I spend way to much on gas way more then I'll win back unless I hit one of the big money races but I havn't been that lucky yet. I've hit in my club auction being the breeder and flyer I won 1500 so that helped but I want one of the big ones with the 10,000 for first. But it isn't about the money for me I just want to win and when I win one of the big ones it's gonna be great. As for the HVR's I get lucky with them once in a while but Idk what I'm doing with them because they aren't my main focus. But the guy who does good with them around here say's he goes 25 miles a day on mon tues thurs and friday and a long toss 75 to 100 miles on wed. Thats what he says but who knows what he actually does. Around here it's really competitive and most ppl work their birds hard and thats what seams to work. I might be a lil harder on my birds then most but thats how I do it. I'm actually thinking of making myself run 5% or 10% of what I make my birds fly so that I kinda feel they way they do everyday. LoL


----------



## g0ldenb0y55 (Dec 23, 2008)

Before you know it you'll be running marathons if decide to do the running! I think a competitive environment is key to really honing in your knowledge on your family of birds, thus allowing you to perfect a performing strain from your breeders. 

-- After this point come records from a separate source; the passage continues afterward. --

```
int hipfact_debug_refine_cadence(const int* knobs, int nevents, const double* events, long long* rows) {
  using namespace hipfact;
  if (!knobs || nevents < 0 || (nevents > 0 && (!events || !rows))) return HIPFACT_EINVAL;
  for (int q = 0; q < 7; ++q)
    if (knobs[q] < 0 || ((q == 1 || q >= 5) && knobs[q] > 1) || (q >= 2 && q <= 4 && knobs[q] < 1)) return HIPFACT_EINVAL;
  CadenceKnobs k{knobs[0], knobs[1] != 0, knobs[2], knobs[3], knobs[4], knobs[5] != 0, knobs[6] != 0};
  FactorCadence f;
  PlanCadence p;
  SolveCadence s;
  LiveCadence l;
  Cadence cad{f, p, s, l};
  SavedCadence saved{};
  bool have_saved = false;
  for (int e = 0; e < nevents; ++e) {
    const double* ev = events + (size_t)e * HIPFACT_CADENCE_EVENT_WIDTH;
    for (int q = 0; q < 6; ++q)
      if (!(std::fabs(ev[q]) < (double)(1 << 30)) || ev[q] != std::floor(ev[q])) return HIPFACT_EINVAL;
    const int kind = (int)ev[0], flag = (int)ev[1];
    const CtlPeek c{(int)ev[2], (int)ev[3], (int)ev[4], (int)ev[5], ev[6], ev[7]};
    const bool yes_no = flag == 0 || flag == 1;
    SolveDecision d{false, false, false, 0, 0};
    switch (kind) {
      case HIPFACT_CADENCE_FACTOR:
// ... 117 lines not shown
  INFO("nlevels", P.nlevels) INFO("nprod", P.nprod) INFO("L_bytes", P.L_size * 8.0) INFO("U_bytes", P.U_size * 8.0)
  INFO("analysis_s", P.t_total) INFO("order_s", P.t_order) INFO("symbolic_s", P.t_symbolic)
  INFO("num_perturbed", h->num_perturbed) INFO("static_pivot_runs", h->static_pivot_runs) INFO("static_pivot_shift", h->reg_delta)
  INFO("num_zero_pivots", h->info_host[INFO_ZERO_PIVOT]) INFO("num_neg_pivots", h->info_host[INFO_NEG_PIVOT])
  INFO("cache_hits", h->cache_hits) INFO("plan_swaps", h->plan_swaps) INFO("plans_cached", h->cache.size())
  INFO("no_dataflow", h->no_dataflow) INFO("dataflow_fallbacks", h->dataflow_fallbacks) INFO("turn_waits", (double)h->turn_waits) INFO("dataflow_rearmed", h->dataflow_rearmed) INFO("fused_solve", h->fused_solve) INFO("spanel_folded", h->sp_folded) INFO("solve_items", h->n_sitems) INFO("chain_levels_fused", [&] { int c = 0; for (const LevelInfo& li : h->levels) c += li.mini_cnt > 0; return c; }()) INFO("solve_panel_bytes", h->sp_bytes) INFO("spf_bytes", (double)h->d_SPf.bytes) INFO("sitem_bytes", (double)sizeof(SolveItem)) INFO("N_internal", P.N) INFO("maps_on", h->maps_on) INFO("m_struct", h->m_struct) INFO("analyses", h->analyses) INFO("num_factor", h->num_factor) INFO("cg_device_runs", h->cg_device_runs) INFO("cg_device_fallbacks", h->cg_device_fallbacks) INFO("lz_device_runs", h->lz_device_runs) INFO("lz_device_fallbacks", h->lz_device_fallbacks) INFO("lz_device_iterations", h->lz_device_iterations) INFO("lsqr_runs", h->lsqr_runs) INFO("lsqr_iters", h->lsqr_iters) INFO("dense_columns", h->nd) INFO("late_columns", P.n_late) INFO("late_rows", P.n_late_rows) INFO("m_rows", P.saddle ? P.my : P.m) INFO("vtable_rows", h->vj->rows()) INFO("vtable_retries", h->vtable_retries) INFO("dense_fallbacks", h->dense_fallbacks) INFO("dense_probes", h->dense_probes) INFO("top_block_cols", h->tb_nT) INFO("top_block_below", h->tb_nfb) INFO("top_block_levels", h->tb_levels) INFO("top_block_items", h->tb_ntf) INFO("top_block_builds", h->tb_builds) INFO("top_block_active", h->tb_valid) INFO("superset_vtable", h->superset_vtable) INFO("exact_pattern", h->exact_pattern) INFO("spmv_stream", h->spmv_stream)
  INFO("boundary_fast", h->boundary_fast) INFO("bd_count", h->bd_count) INFO("bd_stage_us", h->bd_stage_us) INFO("bd_queue_us", h->bd_queue_us) INFO("bd_rhs_us", h->bd_rhs_us) INFO("bd_device_us", h->bd_device_us) INFO("bd_d2h_us", h->bd_d2h_us) INFO("bd_wait_us", h->bd_wait_us) INFO("bd_copyout_us", h->bd_copyout_us)
  INFO("multi_solves", h->multi_solves) INFO("multi_cols", h->multi_cols) INFO("multi_blocks", h->multi_blocks)
  INFO("multi_passes", h->multi_passes) INFO("multi_single_cols", h->multi_single_cols) INFO("multi_failed_col", h->multi_failed_col)
  INFO("multi_sliced_fronts", h->mitems_for < 0 ? 0 : h->n_mcut) INFO("multi_slice_items", h->mitems_for < 0 ? 0 : h->n_mslices) INFO("multi_slice_rows", h->multi_slice_rows)
  INFO("cond_estimates", h->cond_estimates) INFO("cond_blocks", h->cond_blocks) INFO("cond_last", h->cond_last) INFO("condition_estimate", h->condition_estimate)
  INFO("extra_solves", h->extra_solves) INFO("extra_passes", h->extra_passes) INFO("extra_last_status", h->extra_last_status)
  INFO("extra_multi_solves", h->extra_multi_solves) INFO("extra_multi_cols", h->extra_multi_cols) INFO("extra_multi_passes", h->extra_multi_passes)
  INFO("num_solve", h->num_solve) INFO("num_refined", h->solve_cad.num_refined) INFO("refine_adaptive", h->refine_adaptive)
  INFO("num_passes", h->solve_cad.num_passes) INFO("last_omega", h->last_ctl.omega) INFO("last_iters", h->last_ctl.iters)
  INFO("last_status", h->last_ctl.status) INFO("last_tol", h->last_ctl.tol) INFO("kappa_est", h->last_ctl.kappa)
  INFO("refine_inline", h->factor_cad.refine_inline) INFO("refine_tol", h->refine_tol) INFO("equilibrate", h->equilibrate)
  INFO("factor_top_level", h->ftop_level) INFO("factor_top_count", h->ftop_count) INFO("solve_timeouts", h->h_info.p ? h->h_info.as<int>()[INFO_TIMEOUT] : 0)
  INFO("top_level", 1 << 30)
  INFO("use_graph", h->use_graph) INFO("num_graphs", h->graphs.size()) INFO("max_r", P.max_r) INFO("max_w", P.max_w) INFO("refine_steps", h->refine_steps)
  INFO("schur_flops_max_level", h->schur_flops_max)
  INFO("chain_pairs", h->n_pairs)
  INFO("xupd_fused", h->xupd_fused ? 1 : 0)
  INFO("rhs_in_tree", h->last_rhs_in_tree) INFO("xupd_in_tree", h->last_xupd_in_tree) INFO("xupd_blocks_launched", h->last_xupd_blocks)
  INFO("solve_sliced_fronts", h->n_sliced) INFO("solve_resorted_levels", h->n_resorted) INFO("tree_solve", tree_solve(h))
  INFO("refine_check_every", h->refine_check_every) INFO("refine_check_interval", h->solve_cad.check_interval_now) INFO("num_checked", h->solve_cad.num_checked)
  INFO("device", h->device) INFO("nnzM", P.Mi.size()) INFO("nnzA", P.Ar_src.size())
  INFO("rows_total", P.sn_rows.size()) INFO("ent_fused", h->ent_fused) INFO("ent_split", h->ent_split)
  INFO("rows_fused", h->rows_fused) INFO("rows_split", h->rows_split)
  INFO("long_row_segments", h->n_rseg) INFO("row_scale_blocks", row_scale_in_sequence(h) ? h->rs_grid : 0)
  INFO("arena_fill_bytes", arena_fill_bytes(P))
  INFO("resid_blocks", resid_blocks(P)) INFO("resid_from_x", resid_from_x(h)) INFO("resid_queued_from_x", h->resid_queued_from_x) INFO("resid_queued_full", h->resid_queued_full)
  INFO("xcd_classes", h->xcd_classes) INFO("dealt_multi_item_fronts", h->dealt_multi) INFO("long_prod_segments", h->n_lprod)
  INFO("long_col_segments", h->n_cseg) INFO("idx32", h->idx32) INFO("prod_packed", h->prod_packed)
  INFO("active_bounds", h->maps_on ? h->n_bounds : 0)
  INFO("values_in_place",
       h->have_plan && (!h->from_jacobian || (virtual_current(h) && h->vj->identity))) INFO("inactive_rows", h->maps_on ? h->n_inactive : 0)
#undef INFO
  return HIPFACT_EINVAL;
}
```
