hipError_t launch_hash_rows(const LeafArgs& a, hipStream_t s) {
    if (a.height == 0) return hipSuccess;
    if (a.nmats < 1 || a.nmats > MAX_LEAF_MATS) return hipErrorInvalidValue;
    uint32_t total = 0;
    for (int m = 0; m < a.nmats; m++) total += a.mats[m].width;
    if (a.height <= coop_max_nodes()) {
        const uint64_t threads = a.height * 16;
        ZK_LAUNCH(hash_rows16_kernel, hash_rows16_kernel_batch, hash_rows16_kernel_bargs, dim3((unsigned)((threads + 255) / 256)), dim3(256), 0, s, a, total);
        return hipGetLastError();
    }
    dim3 block(256), grid((unsigned)((a.height + 255) / 256));
    const MatDesc& m0 = a.mats[0];
    bool vec = a.nmats == 1 && m0.width % 4 == 0 && m0.ld % 4 == 0 &&
               (reinterpret_cast<uintptr_t>(m0.ptr) & 15) == 0;
#ifdef ZKHIP_AB_HOOKS
    static const bool valu = getenv("ZKHIP_HASH_VEC_VALU") != nullptr;
    if (vec && valu) {
        hash_rows_vec_valu_kernel<<<grid, block, 0, s>>>(m0.ptr, m0.ld, m0.width, a.height, a.digests);
        return hipGetLastError();
    }
    static const bool closed = getenv("ZKHIP_HASH_VEC_CLOSED") != nullptr;
    if (vec && closed) {
        hash_rows_vec_closed_kernel<<<grid, block, 0, s>>>(m0.ptr, m0.ld, m0.width, a.height, a.digests);
        return hipGetLastError();
    }
#endif
    if (vec)
        ZK_LAUNCH(hash_rows_vec_kernel, hash_rows_vec_kernel_batch, hash_rows_vec_kernel_bargs, grid, block, 0, s, m0.ptr, m0.ld, m0.width, a.height, a.digests);
    else if (leaf_mats_vec(a))
        ZK_LAUNCH(hash_rows_mvec_kernel, hash_rows_mvec_kernel_batch, hash_rows_mvec_kernel_bargs, grid, block, 0, s, a, total / 4);
    else
        ZK_LAUNCH(hash_rows_generic_kernel, hash_rows_generic_kernel_batch, hash_rows_generic_kernel_bargs, grid, block, 0, s, a, total);
    return hipGetLastError();
}

__device__ __forceinline__ void compress_node(const uint32_t* children, uint32_t* parent) {
    const uint4* cp = reinterpret_cast<const uint4*>(children);
    uint4 v0 = cp[0], v1 = cp[1], v2 = cp[2], v3 = cp[3];
    uint32_t s[16] = {v0.x, v0.y, v0.z, v0.w, v1.x, v1.y, v1.z, v1.w,
                      v2.x, v2.y, v2.z, v2.w, v3.x, v3.y, v3.z, v3.w};
    p2_permute_dev(s);
    uint4* d = reinterpret_cast<uint4*>(parent);
    d[0] = make_uint4(s[0], s[1], s[2], s[3]);
    d[1] = make_uint4(s[4], s[5], s[6], s[7]);
}

__device__ __forceinline__ void compress_level_kernel_body(const uint32_t* __restrict__ children, uint32_t* __restrict__ parents, uint64_t count) {
    const uint64_t i = (uint64_t)blockIdx.x * blockDim.x + threadIdx.x;
    if (i >= count) return;
    compress_node(children + 16 * i, parents + 8 * i);
}
__global__ void __launch_bounds__(256) compress_level_kernel(const uint32_t* __restrict__ children, uint32_t* __restrict__ parents, uint64_t count) { compress_level_kernel_body(children, parents, count); }
struct compress_level_kernel_bargs { const uint32_t* children; uint32_t* parents; uint64_t count; static compress_level_kernel_bargs make(const uint32_t* children, uint32_t* parents, uint64_t count) { return compress_level_kernel_bargs{children, parents, count}; } };
__global__ void __launch_bounds__(256) compress_level_kernel_batch(const compress_level_kernel_bargs* __restrict__ zk_arr) { const compress_level_kernel_bargs& zk_b = zk_arr[blockIdx.z]; compress_level_kernel_body(zk_b.children, zk_b.parents, zk_b.count); }

hipError_t launch_compress_level(const uint32_t* children, uint32_t* parents, uint64_t count, hipStream_t s) {
    if (count == 0) return hipSuccess;
    if (count <= coop_max_nodes()) {
        const uint64_t threads = count * 16;
        ZK_LAUNCH(compress_level16_kernel, compress_level16_kernel_batch, compress_level16_kernel_bargs, dim3((unsigned)((threads + 255) / 256)), dim3(256), 0, s, children, parents, (uint32_t)count);
        return hipGetLastError();
    }
    ZK_LAUNCH(compress_level_kernel, compress_level_kernel_batch, compress_level_kernel_bargs, dim3((unsigned)((count + 255) / 256)), dim3(256), 0, s, children, parents, count);
    return hipGetLastError();
}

Thanks for the heads up on the training methods!


----------



## RodSD (Oct 24, 2008)

But Janssens birds do recover quickly, right, according to the brothers? Anyhow, your efforts seemed to have paid you well.


----------



## Pigeon0446 (Apr 22, 2007)

RodSD said:


> But Janssens birds do recover quickly, right, according to the brothers? Anyhow, your efforts seemed to have paid you well.


Yeah they really do recover quickly. I know it for a fact since the amount of traing I put them through to get them to fly the way I want them to in the races. It seams like as soon as I let up on them they stop comming. IDK if it's just the birds I have or all of them but thats my experience.


----------



## Pigeon0446 (Apr 22, 2007)

I saw my first honey bee here in a few years and I'm essepcially surprised since it's so early in the year.


----------



## Pigeon0446 (Apr 22, 2007)

Back to the young birds.


----------



## Pigeon0446 (Apr 22, 2007)

My Rc cock that that won 5th at 164 miles vs 326 birds only 17 secs from winning.









The 5th place guy again along with the BB hen that came in 4th that same race only 12 secs from winning. 









Some of my old bird team.


----------



## Pigeon0446 (Apr 22, 2007)

Some pics of some of my second team I took a week ago.


----------



## Pigeon0446 (Apr 22, 2007)




----------



## g0ldenb0y55 (Dec 23, 2008)

Great pictures. Is that red cock a janssen? I have one that looks just like him. 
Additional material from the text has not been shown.